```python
_SIGS = {
    "gtnx_set_device": [C.c_int],
    "gtnx_get_device": [c_i32_p],
    "gtnx_set_stream": [C.c_void_p],
    "gtnx_compose_mode": [C.c_int, C.POINTER(C.c_int)],
    "gtnx_synchronize": [],
    "gtnx_memory_stats": [C.POINTER(C.c_uint64), C.POINTER(C.c_uint64)],
    "gtnx_empty_cache": [],
    "gtnx_reclaim": [],
    "gtnx_graph_create": [C.c_int, c_graph_p],
# ... 67 lines not shown
    "gtnx_viterbi_path_n": [c_graph_p, C.c_int, c_graph_p],
    "gtnx_items_n": [c_graph_p, C.c_int, C.c_void_p],
    "gtnx_items_device_n": [c_graph_p, C.c_int, C.c_void_p],
    "gtnx_grads_device_n": [c_graph_p, C.c_int, C.c_void_p, C.c_void_p],
    "gtnx_grads_bind_device_n": [c_graph_p, C.c_int, C.c_void_p, C.c_void_p],
    "gtnx_clone": [c_graph, C.c_int, c_graph_p],
    "gtnx_concat": [c_graph_p, C.c_int, c_graph_p],
    "gtnx_closure": [c_graph, c_graph_p],
    "gtnx_union": [c_graph_p, C.c_int, c_graph_p],
    "gtnx_batch_from_graphs": [c_graph_p, C.c_int, c_graph_p],
    "gtnx_batch_ctc_targets": [C.c_void_p, C.c_void_p, C.c_int, C.c_int, C.c_int, c_graph_p],
    "gtnx_batch_ctc_loss_step": [C.c_void_p, C.c_void_p, C.c_void_p, C.c_int, C.c_int, C.c_int, C.c_int, C.c_void_p,
                                 C.c_void_p, C.c_int, C.c_void_p],
    "gtnx_batch_ctc_loss_step_ok": [C.c_void_p, C.c_void_p, C.c_int, C.c_int, C.c_int, C.c_int, C.c_void_p, C.c_void_p,
                                    C.POINTER(C.c_int)],
    "gtnx_batch_asg_force_align": [C.c_void_p, C.c_void_p, C.c_int, c_graph, C.c_int, c_graph_p],
    "gtnx_batch_linear": [C.c_int, C.c_int, C.c_int, C.c_int, C.c_void_p, C.c_int, c_graph_p],
    "gtnx_batch_linear_rows": [C.c_int, C.c_int, C.c_int, C.c_void_p, C.c_int, C.c_void_p, C.c_int, c_graph_p],
    "gtnx_batch_destroy": [c_graph],
    "gtnx_batch_size": [c_graph, c_i32_p],
    "gtnx_batch_get": [c_graph, C.c_int, c_graph_p],
    "gtnx_batch_negate": [c_graph, c_graph_p],
    "gtnx_batch_add": [c_graph, c_graph, c_graph_p],
    "gtnx_batch_subtract": [c_graph, c_graph, c_graph_p],
    "gtnx_batch_subtract_into": [c_graph, c_graph, C.c_void_p, c_graph_p],
    "gtnx_batch_compose": [c_graph, c_graph, c_graph_p],
    "gtnx_batch_intersect": [c_graph, c_graph, c_graph_p],
    "gtnx_batch_forward_score": [c_graph, c_graph_p],
    "gtnx_batch_viterbi_score": [c_graph, c_graph_p],
    "gtnx_batch_viterbi_path": [c_graph, c_graph_p],
# ... 137 lines not shown
```

### gtn_amd/csrc/band_backward_body.inc

```
  constexpr int RNk = K >= 4 ? 4 : K;
  constexpr int NP = K / RNk;
  const BandPair P = GTNX_BAND_PAIR;
  const int T = P.T, C = P.C, NS = P.NS;
  extern __shared__ float lds[];
  const BandLds L = band_lds(C, K, NSmax, true);
  float* ering = lds + L.o_ering;
  float* aring = lds + L.o_aring;
  float* oring = lds + L.o_oring;
  int* snode = reinterpret_cast<int*>(lds + L.o_snode);
  const BandMisc M = band_misc<K>(lds, L);
  float* lser = M.lsep;
  const int CS = L.CS;
  const int wv = __builtin_amdgcn_readfirstlane(threadIdx.x >> 6);
  const bool sweeper = wv < 4;
  const int l = threadIdx.x & 63;
  const int nblocks = (T + K - 1) / K;
  const int nticks = nblocks + 5;
  const GTNX_G double* ao = P.aoff;
  const double z2 = uniform(ao[0]);
  const bool dead = !(z2 > double(DEADF));
  const float ds = uniform(P.delta[0]);
  const bool want_em = P.grad_em != nullptr;
  GTNX_TM_INIT(128);
  constexpr bool SPLIT = !BIG && K >= 2 && GTNX_BWD_SPLIT;
// ... 121 lines not shown
    const bool have = all != 0.0f && !dead_r;
    const float f = have ? ds * __builtin_amdgcn_rcpf(all) : 1.0f;
    if ((l & 15) == 15 && (STEADY || (l >> 4) < rows)) {
      if (P.hot >= 0) {
        const float sm = dn_k * ex2(em_hot - ls_hot);
        const GTNX_G char* gb = reinterpret_cast<const GTNX_G char*>(P.grad_em + int64_t(T - c * K - K) * C);
        *reinterpret_cast<GTNX_G float*>(const_cast<GTNX_G char*>(gb) + unsigned(4 * R.go)) = (dead_r ? 0.0f : hotp * f) + sm;
      }
      rnorm_k[cg * K + (l >> 4)] = f;
    }
  };
  constexpr int NCS = 8 / K;
  struct DrainRegs {
    int s[NCS], e[NCS], n0[NCS], n1[NCS];
    float m0[NCS], m1[NCS];
    bool more_any;
  };
  auto drain_init = [&](DrainRegs& D, int hid) {
    const int* cls = reinterpret_cast<const int*>(oring);
#pragma unroll
    for (int q = 0; q < NCS; ++q) {
      const int cc = hid + q * BW;
      D.s[q] = D.e[q] = 0;
      if (cc < C && cc != P.hot) {
        D.s[q] = cls[cc];
        D.e[q] = cls[C + cc];
      }
      const int cnt = D.e[q] - D.s[q];
      D.n0[q] = cnt > 0 ? snode[D.s[q]] : 0;
      D.n1[q] = cnt > 1 ? snode[D.s[q] + 1] : 0;
      D.m0[q] = cnt > 0 ? 1.0f : 0.0f;
      D.m1[q] = cnt > 1 ? 1.0f : 0.0f;
    }
    D.more_any = false;
#pragma unroll
    for (int q = 0; q < NCS; ++q) D.more_any = D.more_any || __builtin_amdgcn_ballot_w64(D.e[q] - D.s[q] > 2) != 0;
  };
  auto drain_rows = [&](const DrainRegs& D, int hid, int c, int cg , auto full_tag, auto dead_tag, auto r0_tag, auto r1_tag) {
    constexpr bool FULL = decltype(full_tag)::value;
    constexpr bool DEADU = decltype(dead_tag)::value;
    constexpr int R0 = decltype(r0_tag)::value, R1 = decltype(r1_tag)::value;
    const int rows = FULL ? K : rows_of_k(c);
    const float* ob = oring + cg * K * NSmax;
    const float* eb = ering + ge_of(c) * K * CS;
    const float* lb = lser + cg * K;
    const float* fb = rnorm_k + cg * K;
    GTNX_G float* dst = P.grad_em + int64_t(T - 1 - c * K) * C;
#pragma unroll
    for (int q = 0; q < NCS; ++q) {
      if (q > 0 && q * BW >= C) break;
      const int cc = hid + q * BW;
      const bool mine = cc < C && cc != P.hot;
      float p0[K], p1[K], e[K], ls[K], f[K];
#pragma unroll
      for (int r = R0; r < R1; ++r) {
        if constexpr (!DEADU) {
          p0[r] = ob[r * NSmax + D.n0[q]];
          p1[r] = ob[r * NSmax + D.n1[q]];
        }
        e[r] = eb[r * CS + min(cc, C - 1)];
      }
      if constexpr (K == 4) {
        const gtnx_f4 l4 = *reinterpret_cast<const gtnx_f4*>(lb), f4 = *reinterpret_cast<const gtnx_f4*>(fb);
        ls[0] = l4.x, ls[1] = l4.y, ls[2] = l4.z, ls[3] = l4.w;
        f[0] = f4.x, f[1] = f4.y, f[2] = f4.z, f[3] = f4.w;
      } else {
#pragma unroll
        for (int r = R0; r < R1; ++r) {
          ls[r] = lb[r];
          f[r] = fb[r];
        }
      }
      float sum[K];
      if constexpr (!DEADU) {
#pragma unroll
      for (int r = R0; r < R1; ++r) sum[r] = p0[r] * D.m0[q] + p1[r] * D.m1[q];
      }
      if (!DEADU && D.more_any) {
        for (int i = D.s[q] + 2; i < D.e[q]; ++i) {
          const float* o = ob + snode[i];
#pragma unroll
          for (int r = R0; r < R1; ++r) sum[r] += o[r * NSmax];
        }
      }
      float val[K];
#pragma unroll
      for (int r = R0; r < R1; ++r) {
        const float sm = dn_k * ex2(e[r] - ls[r]);
        val[r] = DEADU ? sm : sum[r] * f[r] + sm;
      }
      if (mine) {
#pragma unroll
        for (int r = R0; r < R1; ++r) {
          if (FULL || r < rows) {
            GTNX_G float* row = dst - int64_t(r) * C;
            row[cc] = val[r];
          }
        }
      }
    }
  };
  auto drain_block = [&](const DrainRegs& D, int hid, int c, int cg, auto r0_tag, auto r1_tag) {
    if (!want_em || c >= nblocks) return;
    if (dead) drain_rows(D, hid, c, cg, std::false_type{}, std::true_type{}, r0_tag, r1_tag);
    else if (c * K + K <= T) drain_rows(D, hid, c, cg, std::true_type{}, std::false_type{}, r0_tag, r1_tag);
    else drain_rows(D, hid, c, cg, std::false_type{}, std::false_type{}, r0_tag, r1_tag);
  };
  constexpr int KH = SPLIT ? K / 2 : K;

  if (sweeper) {
#ifndef GTNX_BWD_SWEEP_PRIO
#define GTNX_BWD_SWEEP_PRIO 1
#endif
    __builtin_amdgcn_s_setprio(GTNX_BWD_SWEEP_PRIO);
    const int w = wv;
    const int lag = 3 - w;
    const int m0 = threadIdx.x * NPL;
    NodeRegs<NPL> g;
    load_nodes<NPL, true>(P, m0, g);
    float b[NPL], post[NPL], acc[3][NPL];
    const double Ahi = uniform(ao[1 + (T >> P.lgrn) * 4 + w]);
// ... 14 lines not shown
    }
    float* bnd_own = M.bndr + (4 - w) * 4 * K * 2;
    const float* bnd_prev = M.bndr + (3 - w) * 4 * K * 2;
    double* off_own = M.offr + (4 - w) * 16;
    const double* off_prev = M.offr + (3 - w) * 16;
    if (threadIdx.x < 8 * K) M.bndr[threadIdx.x] = NEGF;
    if (threadIdx.x < 16) M.offr[threadIdx.x] = 0.0;
    if (l == 0) off_own[0] = 0.0;
    lds_barrier();
    lds_barrier();
    RowSumRegs rsr;
    if constexpr (!SPLIT && !RS4) rowsum_init(rsr);
    float gscale = ds;
    int bm5 = ring_start(-lag, NBE), bm7 = ring_start(-lag, NBG), rm7 = ring_start(RS4 ? -5 : -4, NBG);
    lds_barrier();
    auto tick = [&](int tau, auto steady_tag) {
      constexpr bool STEADY = decltype(steady_tag)::value;
      GTNX_TM(0);
      if constexpr (RS4) {
#ifndef GTNX_EXP_NO_GSCALE
        if (GRADG && want_em && (STEADY || (tau >= 5 && (tau - 5) * K + K <= T))) gscale = rnorm_k[rm7 * K + w];
#endif
      } else if constexpr (!SPLIT) {
#ifndef GTNX_EXP_NO_ROWSUM
        if (STEADY || tau >= 4) {
          const float fr = rowsum_do(rsr, tau - 4, rm7, w, steady_tag);
#ifndef GTNX_EXP_NO_GSCALE
          if (fr != 0.0f) gscale = fr;
#endif
        }
// ... 134 lines not shown
        }
        if (NPL == 1 ? l < 2 : l == 0) {
#pragma unroll
          for (int i = 0; i < K; ++i)
            if (FULL || i < rows) {
              float* bp = bnd_own + ((beta & 3) * K + i) * 2;
              if (NPL == 1) {
                bp[l] = qh[i][0];
              } else {
                bp[0] = qh[i][0];
                bp[1] = qh[i][NPL - 1];
              }
            }
        }
      };
      if constexpr (STEADY) {
        block(std::true_type{});
      } else if (beta >= 0 && beta < nblocks && !dead) {
        if (beta * K + K <= T) block(std::true_type{});
        else block(std::false_type{});
      }
      GTNX_TM(5);
      lds_barrier();
      GTNX_TM(6);
      GTNX_TM_TICK();
    };
    {
      const int s0 = min(RS4 ? 5 : 4, nticks), s1 = dead ? s0 : max(s0, min(nticks, T / K + lag));
      auto step_rings = [&]() { ring_step(bm5, NBE), ring_step(bm7, NBG), ring_step(rm7, NBG); };
      int tau = 0;
      for (; tau < s0; ++tau, step_rings()) tick(tau, std::false_type{});
      for (; tau < s1; ++tau, step_rings()) tick(tau, std::true_type{});
      for (; tau < nticks; ++tau, step_rings()) tick(tau, std::false_type{});
    }
    GTNX_TM_DUMP();
    if (GRADG && P.grad_fixed) {
#pragma unroll
      for (int j = 0; j < NPL; ++j)
#pragma unroll
        for (int k = 0; k < 3; ++k)
          if (g.ao[k][j] >= 0) P.grad_fixed[g.ao[k][j]] = dead ? 0.0f : acc[k][j];
    }
  } else if (wv < 8) {
    const bool soft = P.delta_norm != nullptr && P.rowlse != nullptr;
    lds_barrier();
    if constexpr (!BIG) {
      const int h = wv - 4, q = h & 1;
      auto rows_of = [&](int c) { return c < nblocks ? min(K, T - c * K) : 0; };
      auto tlo_of = [&](int c) { return T - c * K - rows_of(c); };
      DrainRegs dr_s;
      const int hid_s = threadIdx.x - BW;
      auto drain_upper = [&](int tau) {
        if constexpr (SPLIT) {
          if (tau >= 5) drain_block(dr_s, hid_s, tau - 5, (tau - 5) % NBG, std::integral_constant<int, KH>{}, std::integral_constant<int, K>{});
        }
      };
      if (h < 2) {
        Stage<16, 64> se;
        if constexpr (VEC) se.init_offsets(C, CS, K, l);
        auto issue_em = [&](int c, auto steady_tag) {
          constexpr bool ST = decltype(steady_tag)::value;
          const int rows = ST ? K : rows_of(c);
          se.template issue<VEC>(P.em + int64_t(T - c * K - rows) * C, rows * C, l);
        };
        auto land_em = [&](int c, auto steady_tag) {
          constexpr bool ST = decltype(steady_tag)::value;
          const int rows = ST ? K : rows_of(c);
          se.settle_all();
          GTNX_TM(4);
// ... 5 lines not shown
              const f2v lo = f2v{v4.x, v4.y} * LOG2E, hi = f2v{v4.z, v4.w} * LOG2E;
              *reinterpret_cast<gtnx_f4*>(eb + o) = gtnx_f4{fmaxf(lo.x, NEGF), fmaxf(lo.y, NEGF), fmaxf(hi.x, NEGF), fmaxf(hi.y, NEGF)};
            });
          } else {
            se.template each<false>(rows * C, C, l, [&](int, int, int r, int col, gtnx_f4 v4) {
              eb[(rows - 1 - r) * CS + col] = em2(v4.x);
            });
          }
        };
        issue_em(q, std::false_type{});
        land_em(q, std::false_type{});
        issue_em(q + 2, std::false_type{});
        RowSum4Regs rs4;
        if constexpr (RS4) rowsum4_init(rs4);
        lds_barrier();
        if constexpr (SPLIT) drain_init(dr_s, hid_s);
        lds_barrier();
        int r7 = ring_start(-4, NBG);
        auto tick = [&](int tau, auto steady_tag) {
          constexpr bool ST = decltype(steady_tag)::value;
          GTNX_TM(0);
#ifndef GTNX_EXP_NO_STAGE
          if (((tau + 2) & 1) == q) {
            land_em(tau + 2, steady_tag);
            GTNX_TM(1);
            issue_em(tau + 4, steady_tag);
            GTNX_TM(2);
          } else if constexpr (RS4) {
#ifndef GTNX_EXP_NO_ROWSUM
            if (ST || tau >= 4) rowsum4_do(rs4, tau - 4, r7, steady_tag);
#endif
// ... 31 lines not shown
          const int rows = ST ? K : rows_of(c);
          sa.settle_all();
          asm volatile("" : "+v"(lse_s), "+v"(af_s));
          if (rows <= 0) return;
          float* ab = aring + c5 * K * NSmax;
          sa.each_vec(rows * NS, (K - rows) * NSmax, l, [&](int, int o, gtnx_f4 v4) { *reinterpret_cast<gtnx_f4*>(ab + o) = v4; });
          if (l < rows) lser[c7 * K + rows - 1 - l] = lse_s;
          if (l < 4 * rows) M.aofr[(c5 * K) * 4 + l] = af_s;
        };
        issue_rest(q, std::false_type{});
        if (q == 0) {
          land_rest(0, 0, 0, std::false_type{});
          issue_rest(2, std::false_type{});
        }
        lds_barrier();
        if constexpr (SPLIT) drain_init(dr_s, hid_s);
        lds_barrier();
        int s5 = ring_start(1, NBE), s7 = ring_start(1, NBG);
        auto tick = [&](int tau, auto steady_tag) {
          GTNX_TM(0);
#ifndef GTNX_EXP_NO_STAGE
          if (((tau + 1) & 1) == q) {
            land_rest(tau + 1, s5, s7, steady_tag);
            GTNX_TM(1);
            issue_rest(tau + 3, steady_tag);
            GTNX_TM(2);
          }
#endif
          drain_upper(tau);
          GTNX_TM(3);
          lds_barrier();
// ... 86 lines not shown
    GTNX_TM_DUMP();
    }
  } else {
    const int hid = threadIdx.x - 2 * BW;
    const bool soft = P.delta_norm != nullptr && P.rowlse != nullptr;
    int* cls = reinterpret_cast<int*>(oring);
    for (int c = hid; c < 2 * C; c += BW) cls[c] = 0;
    lds_barrier();
    for (int i = hid; i < P.n_lab; i += BW) {
      const int lab = P.slab[i];
      snode[i] = P.snode[i];
      if (i == 0 || P.slab[i - 1] != lab) cls[lab] = i;
      if (i == P.n_lab - 1 || P.slab[i + 1] != lab) cls[C + lab] = i + 1;
    }
    lds_barrier();
    DrainRegs dr;
    drain_init(dr, hid);
    RowSumRegs rsr;
    if constexpr (SPLIT) rowsum_init(rsr);
    const int dw = wv - 8;
    lds_barrier();
    int d7 = ring_start(-5, NBG);
    for (int tau = 0; tau < nticks; ++tau, ring_step(d7, NBG)) {
      GTNX_TM(0);
#ifndef GTNX_EXP_NO_DRAIN
      if (tau >= 5) drain_block(dr, hid, tau - 5, d7, std::integral_constant<int, 0>{}, std::integral_constant<int, KH>{});
#endif
      if constexpr (SPLIT) {
        if (tau >= 4) rowsum_do(rsr, tau - 4, (tau - 4) % NBG, dw, std::false_type{});
      }
      GTNX_TM(3);
      lds_barrier();
      GTNX_TM(6);
      GTNX_TM_TICK();
    }
    GTNX_TM_DUMP();
  }
```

######

> _Exercise goal_
Only a number is expected here: the tally of lines above that contain "bndr". Please write nothing more.

> _Answer below_
3